* What you should do *
For the listing below, print exactly the lines from the line with "long *count, *srt;" to the line with "static size_t slot_maps_words(int", both included, and nothing beyond them.

* Dataset content *

-*-*-

static int32_t upload_unit_map(reo_ctx *c, const std::vector<uint32_t> &units)
{
    int32_t rc;
    if ((rc = c->unit_map.ensure(std::max<size_t>(units.size(), 1)))) return rc;
    if (!units.empty() && (c->unit_map.p != c->unit_map_uploaded || units != c->unit_map_host)) {
        REO_HIP_CHECK(hipMemcpyAsync(c->unit_map.p, units.data(), units.size() * sizeof(uint32_t), hipMemcpyHostToDevice, c->stream));
        REO_HIP_CHECK(hipStreamSynchronize(c->stream));
        c->unit_map_host = units;
        c->unit_map_uploaded = c->unit_map.p;
    }
    return REO_OK;
}

static int32_t apply_range(reo_ctx *c, K1Args &a, int sides, const K1Range *range, size_t n_items)
{
    int32_t rc;
    const int side = sides == 1 ? 0 : 1, sb = side ? a.tb : a.cb, se = side ? a.te : a.ce;
    if (range->b0 < 0 || range->b1 <= range->b0 || sb + range->b1 > se || (range->first != (range->b0 == 0)) || (range->last != (sb + range->b1 == se))) {
        set_error("a range of sample blocks outside its side"); return REO_EINVAL;
    }
    if (!(range->first && range->last)) {
        if ((rc = c->k1_park[side].ensure(std::max<size_t>(n_items, 1) * kParkSlot)) || (rc = c->k1_park_ge[side].ensure(std::max<size_t>(n_items, 1)))) return rc;
        a.park = c->k1_park[side].p; a.park_ge = c->k1_park_ge[side].p;
        a.park_mode = (range->first ? 0 : 1) | (range->last ? 0 : 2);
    }
    (side ? a.tb : a.cb) = sb + range->b0;
    (side ? a.te : a.ce) = sb + range->b1;
    return REO_OK;
}


struct SlotMaps { uint32_t *gmm, *key, *g2s, *s2g, *trng, *crng; unsigned long long *count, *srt; };
static size_t slot_maps_words(int Gp) { return static_cast<size_t>(Gp) * 8 + static_cast<size_t>(Gp) / 16 + static_cast<size_t>(Gp) / 128 + 2 + 4 * (static_cast<size_t>(Gp) + kSlotRankSpan); }
static SlotMaps slot_maps(const reo_ctx *c)
{
    SlotMaps m;
    const size_t Gp = static_cast<size_t>(c->Gp);
    m.gmm = c->k1_slot_maps.p; m.key = m.gmm + 2 * Gp; m.g2s = m.key + 2 * Gp; m.s2g = m.g2s + 2 * Gp;
    m.trng = m.s2g + 2 * Gp; m.crng = m.trng + Gp / 16;
    m.count = reinterpret_cast<unsigned long long *>(m.crng + Gp / 128);
    m.srt = m.count + 1;
    return m;
}

static bool k1_slots_wanted(const reo_ctx *c, const K1Plan &pl, int sides, bool keep_table, const int32_t *gate, const K1Range *range, bool prepare)
{
    return c->k1_slots && pl.wave && !pl.wide && !pl.big && c->ngroups == 2 && sides == 3 && !c->has_ties && c->world == 1 && !c->in_multi &&
           !gate && !range && !prepare && !keep_table && c->t_pos16.p && c->t_pos16.n >= static_cast<size_t>(c->goff32[2]) * c->Gp;
}

static int32_t k1_slots_alloc(reo_ctx *c)
{
    int32_t rc;
    const size_t nq = static_cast<size_t>(c->goff32[2] / 32) * c->Gp * 4;
    if ((rc = c->k1_slot_part.ensure(static_cast<size_t>(kSlotSplits) * 2 * c->Gp)) || (rc = c->k1_slot_maps.ensure(slot_maps_words(c->Gp))) ||
        (rc = c->pos_s.ensure(nq)) || (rc = c->lo_s.ensure(nq)))
        return rc;
    if (c->k1_queue && c->k1_queue_ctr.ensure(kQueueWords)) (void)hipGetLastError();
    return REO_OK;
}

static int32_t k1_slots_front(reo_ctx *c, K1Args &a, int sides)
{
    const int G = a.G, Gp = a.Gp, nblk = c->goff32[2] / 32;
    const SlotMaps m = slot_maps(c);
    const unsigned gb = static_cast<unsigned>((G + 255) / 256), zs = static_cast<unsigned>(sides);
    REO_HIP_CHECK(hipMemsetAsync(m.g2s, 0, static_cast<size_t>(Gp) * 4 * sizeof(uint32_t), c->stream));
    k1_slot_part<<<dim3(gb, kSlotSplits, 2), 256, 0, c->stream>>>(c->t_pos16.p, Gp, G, a.cb * 32, a.nc, a.tb * 32, a.nt, c->k1_slot_part.p);
    k1_slot_keys<<<gb, 256, 0, c->stream>>>(c->k1_slot_part.p, Gp, G, sides, m.gmm, m.key);
    const unsigned spans = static_cast<unsigned>((G + kSlotRankSpan - 1) / kSlotRankSpan);
    if (slot_order_key32_fits(G)) {
        k1_slot_sort<true><<<dim3(spans, zs), kSlotRankSpan / 2, 0, c->stream>>>(m.key, G, Gp, m.srt);
        k1_slot_rank<true><<<dim3(gb, spans, zs), 256, 0, c->stream>>>(m.key, m.srt, G, Gp, m.g2s);
    } else {
        k1_slot_sort<false><<<dim3(spans, zs), kSlotRankSpan / 2, 0, c->stream>>>(m.key, G, Gp, m.srt);
        k1_slot_rank<false><<<dim3(gb, spans, zs), 256, 0, c->stream>>>(m.key, m.srt, G, Gp, m.g2s);
    }
    k1_slot_invert<<<dim3(static_cast<unsigned>(Gp / 256), zs), 256, 0, c->stream>>>(m.g2s, m.s2g, G, Gp, sides);
    k1_slot_ranges<<<dim3(static_cast<unsigned>(Gp / 256), 2), 256, 0, c->stream>>>(m.gmm, m.s2g, G, Gp, m.trng, m.crng);
    if (c->k1_slot_slice) {
        const int per = (nblk * (Gp / 512) + 7) / 8;
        SlotQuad *ps = reinterpret_cast<SlotQuad *>(c->pos_s.p), *als = reinterpret_cast<SlotQuad *>(c->lo_s.p);
        k1_slot_slice<<<static_cast<unsigned>(per * 8), 256, 0, c->stream>>>(c->t_pos16.p, m.g2s, sides, Gp, nblk, a.cb, a.ce, per, ps, als);
    } else {
        k1_slot_gather<<<dim3(static_cast<unsigned>(Gp / 256), static_cast<unsigned>(nblk)), 256, 0, c->stream>>>(c->pos.p, c->lo.p, m.s2g, Gp, a.cb, a.ce, c->pos_s.p, c->lo_s.p);
    }
    REO_HIP_CHECK(hipGetLastError());
    c->last_k1_slot_slice = c->k1_slot_slice ? 1 : 0;
    a.P = c->pos_s.p; a.AL = c->lo_s.p; a.AH = c->lo_s.p;
    a.s2g = m.s2g; a.trng = m.trng; a.crng = m.crng;
    a.n_items = static_cast<uint32_t>(c->k1_items_n);
    if (c->k1_queue && c->k1_queue_ctr.p && c->k1_queue_ctr.n >= static_cast<size_t>(kQueueWords)) {
        REO_HIP_CHECK(hipMemsetAsync(c->k1_queue_ctr.p, 0, kQueueWords * sizeof(uint32_t), c->stream));
        a.queue = c->k1_queue_ctr.p;
    }
    return REO_OK;
}

static int32_t k1_slots_back(reo_ctx *c, const K1Args &a, int sides)
{
    if (c->k1_unslot != 0) {
        int form = unslot_form(a.Gp);
        if ((c->k1_unslot == kUnslotWide || c->k1_unslot == kUnslotNarrow) && unslot_lds_bytes(c->k1_unslot, a.Gp) <= kUnslotLdsLimit) form = c->k1_unslot;
        const size_t lds = unslot_lds_bytes(form, a.Gp);
        if (lds <= kUnslotLdsLimit) {
            auto go = [&](auto rtag) -> int32_t {
                constexpr int R = decltype(rtag)::value;
                const int bit = (R == kUnslotWide ? 1 : 2) << (sides == 2 ? 2 : 0);
                const void *fn = sides == 2 ? reinterpret_cast<const void *>(k1_unslot_pair<R>) : reinterpret_cast<const void *>(k1_unslot_words<R>);
                if (!(c->k1_unslot_attr & bit)) {
                    REO_HIP_CHECK(hipFuncSetAttribute(fn, hipFuncAttributeMaxDynamicSharedMemorySize, static_cast<int>(kUnslotLdsLimit)));
                    c->k1_unslot_attr |= bit;
                }
                const unsigned threads = static_cast<unsigned>(unslot_threads(a.Wp));
                if (sides == 2)
                    k1_unslot_pair<R><<<dim3(static_cast<unsigned>((a.G + 2 * R - 1) / (2 * R)), 2), threads, lds, c->stream>>>(a.table, slot_maps(c).g2s, a.G, a.Wp);
                else
                    k1_unslot_words<R><<<static_cast<unsigned>((a.G + R - 1) / R), threads, lds, c->stream>>>(a.table, slot_maps(c).g2s, a.G, a.Wp);
                return REO_OK;
            };
            const int32_t rc = form == kUnslotWide ? go(std::integral_constant<int, kUnslotWide>{}) : go(std::integral_constant<int, kUnslotNarrow>{});
            if (rc) return rc;
            REO_HIP_CHECK(hipGetLastError());
            c->last_k1_unslot = form;
            return REO_OK;
        }
    }
    if (sides != 1) { set_error("the bit form of the column un-permute: the common slot order only"); return REO_EINVAL; }
    c->last_k1_unslot = 1;
    const size_t row_bytes = static_cast<size_t>(a.Wp) * 16;
    auto go = [&](auto rtag) {
        constexpr int R = decltype(rtag)::value;
        k1_unslot_columns<R><<<static_cast<unsigned>((a.G + R - 1) / R), 256, R * row_bytes, c->stream>>>(a.table, slot_maps(c).g2s, a.G, a.Wp);
    };
    if (6 * row_bytes <= 61440) go(std::integral_constant<int, 6>{});
    else if (4 * row_bytes <= 61440) go(std::integral_constant<int, 4>{});
    else if (2 * row_bytes <= 61440) go(std::integral_constant<int, 2>{});
    else go(std::integral_constant<int, 1>{});
    REO_HIP_CHECK(hipGetLastError());
    return REO_OK;
}

int32_t launch_slot_separated(reo_ctx *c, int64_t *half_tiles)
{
    *half_tiles = 0;
    if (!c->last_k1_slots || !c->k1_slot_items || !c->k1_slot_items_n || !c->k1_slot_maps.p) return REO_OK;
    const reo_ctx::ItemList &il = c->k1_wave_items[0];
    if (c->k1_slot_gp != c->Gp || c->k1_slot_maps.n < slot_maps_words(c->Gp) || c->k1_slot_items != il.buf.p || c->k1_slot_items_n > il.buf.n) return REO_OK;
    const SlotMaps m = slot_maps(c);
    unsigned long long n = 0;
    REO_HIP_CHECK(hipMemsetAsync(m.count, 0, sizeof n, c->stream));
    k1_slot_count<<<static_cast<unsigned>((c->k1_slot_items_n + 255) / 256), 256, 0, c->stream>>>(c->k1_slot_items, static_cast<int>(c->k1_slot_items_n), m.trng, m.crng, c->Gp, m.count);
    REO_HIP_CHECK(hipGetLastError());
    REO_HIP_CHECK(hipMemcpyAsync(&n, m.count, sizeof n, hipMemcpyDeviceToHost, c->stream));
    REO_HIP_CHECK(hipStreamSynchronize(c->stream));
    *half_tiles = static_cast<int64_t>(n);
    return REO_OK;
}

int32_t launch_k1(reo_ctx *c, int k, int sides, bool keep_table, const int32_t *gate, const K1Range *range, bool prepare, int treat)
{
    K1Args a = k1_args(c, k);
    K1Plan pl;
    int32_t rc;
    if (treat >= 0) {
        if (sides != 3 || keep_table || gate || range || prepare || c->ngroups <= 2) { set_error("a contrast of two groups: more than two groups, the whole table"); return REO_EINVAL; }
        const ContrastSides cs = contrast_sides(c->goff.data(), c->goff32.data(), c->thr.data(), k, treat);
        a.cb = cs.cb; a.ce = cs.ce; a.tb = cs.tb; a.te = cs.te;
        a.gc = k; a.gt = treat;
        a.nc = cs.nc; a.nt = cs.nt; a.m1 = cs.m1; a.m2 = cs.m2;
        pl.contrast = true;
    }
    if ((rc = k1_plan(c, sides, pl))) return rc;
    const std::vector<uint32_t> &units = pl.units;
    c->units_all_host = pl.units_all;
    c->tiles_owned = pl.tiles_owned; c->tiles_total = pl.tiles_total;
    c->k1_cj = pl.CJ; c->k1_q = pl.Q;
    a.n_units = static_cast<int>(units.size()); a.Q = pl.Q;
    if ((rc = upload_unit_map(c, units))) return rc;
    a.unit_map = c->unit_map.p;
    a.gate = gate;
    if (!prepare) { c->last_k1_slots = 0; c->last_k1_slot_sides = 0; c->last_k1_slot_slice = 0; c->k1_slot_items = nullptr; c->k1_slot_items_n = 0; c->k1_slot_gp = 0; }
    if ((range || prepare) && (sides != 1 && sides != 2)) { set_error("a range of sample blocks / a prepared launch: one side of the pair kernel"); return REO_EINVAL; }
    if (gate && (!pl.wave || pl.wide || pl.big)) { set_error("a gated launch of the pair kernel: wave form, at most 65535 genes and samples"); return REO_EINVAL; }
    c->x_pipelined = false;
    const int maxu_x = exchange_units_per_rank(c);
    const int nwaves = (pl.wave && sides == 3 && c->world > 1 && (c->comm || c->ag) && !c->in_multi && !c->k1_stamps) ? std::min({c->x_waves, 8, maxu_x}) : 1;
    if (nwaves > 1) {
        hipStream_t main_stream = c->stream;
        return pipelined_exchange(c, a, pl, nwaves, maxu_x, [&](int w, hipStream_t ks) {
            c->stream = ks;
            a.items = c->k1_wave_items[w].buf.p; c->k1_items_n = c->k1_wave_items[w].n;
            if (c->k1_items_n) dispatch_pairs(c, a, pl);
            c->stream = main_stream;
        });
    }
    if (pl.wave || (pl.wcounts && !c->gc_valid) || pl.wmulti) {
        reo_ctx::ItemList &il = c->k1_wave_items[sides == 3 ? 0 : sides];
        const auto w0 = std::chrono::steady_clock::now();
        if ((rc = item_list(c, a, pl, sides, units, il, 0, 1))) return rc;
        if (c->debug_passes) fprintf(stderr, "  launch_k1 sides %d: item list (%zu items) ready after %.0f us\n", sides, il.n, std::chrono::duration<double, std::micro>(std::chrono::steady_clock::now() - w0).count());
        a.items = il.buf.p; c->k1_items_n = il.n;
        if (prepare) return REO_OK;
        if (range && (rc = apply_range(c, a, sides, range, il.n))) return rc;
        if (c->k1_stamps) REO_HIP_CHECK(hipMalloc(reinterpret_cast<void **>(&a.stamps), (std::max<size_t>(c->k1_items_n, 1) * 4 + 2) * sizeof(unsigned long long)));
    }
    if (!keep_table) {
        if (!c->table_prezeroed) REO_HIP_CHECK(hipMemsetAsync(c->table.p, 0, static_cast<size_t>(c->G) * kPlanes * c->Wp * sizeof(uint32_t), c->stream));
        c->table_prezeroed = false;
    }
    if (units.empty()) return REO_OK;
    c->last_k1_shared = pl.shared ? 1 : 0;
    if (k1_slots_wanted(c, pl, sides, keep_table, gate, range, prepare) && c->k1_items_n) {
        if (k1_slots_alloc(c) == REO_OK) pl.slots = true;
        else (void)hipGetLastError();
    }
    if (!(pl.slots && c->k1_slot_slice) && (rc = ensure_planes(c))) return rc;
    if (a.stamps) k_time_mark<<<1, 64, 0, c->stream>>>(a.stamps + c->k1_items_n * 4);
    tic(c, 1);
    const int slot_sides = !pl.slots ? 0 : (c->k1_unslot == 0 ? 1 : slot_sides_wanted(a.ce - a.cb, a.te - a.tb, c->k1_slot_sides));
    if (pl.slots && (rc = k1_slots_front(c, a, slot_sides))) { toc(c); return rc; }
    dispatch_pairs(c, a, pl);
    if (pl.slots && (rc = k1_slots_back(c, a, slot_sides))) { toc(c); return rc; }
    toc(c);
    if (pl.slots) {
        c->last_k1_slots = 1; c->last_k1_slot_sides = slot_sides;
        c->k1_slot_items = a.items; c->k1_slot_items_n = c->k1_items_n; c->k1_slot_gp = a.Gp;
    }
    if (a.stamps) k_time_mark<<<1, 64, 0, c->stream>>>(a.stamps + c->k1_items_n * 4 + 1);
    REO_HIP_CHECK(hipGetLastError());
    if (a.stamps) return report_k1_stamps(c, a.stamps);
    return REO_OK;
}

-*-*-

* Answer to this problem *
struct SlotMaps { uint32_t *gmm, *key, *g2s, *s2g, *trng, *crng; unsigned long long *count, *srt; };
static size_t slot_maps_words(int Gp) { return static_cast<size_t>(Gp) * 8 + static_cast<size_t>(Gp) / 16 + static_cast<size_t>(Gp) / 128 + 2 + 4 * (static_cast<size_t>(Gp) + kSlotRankSpan); }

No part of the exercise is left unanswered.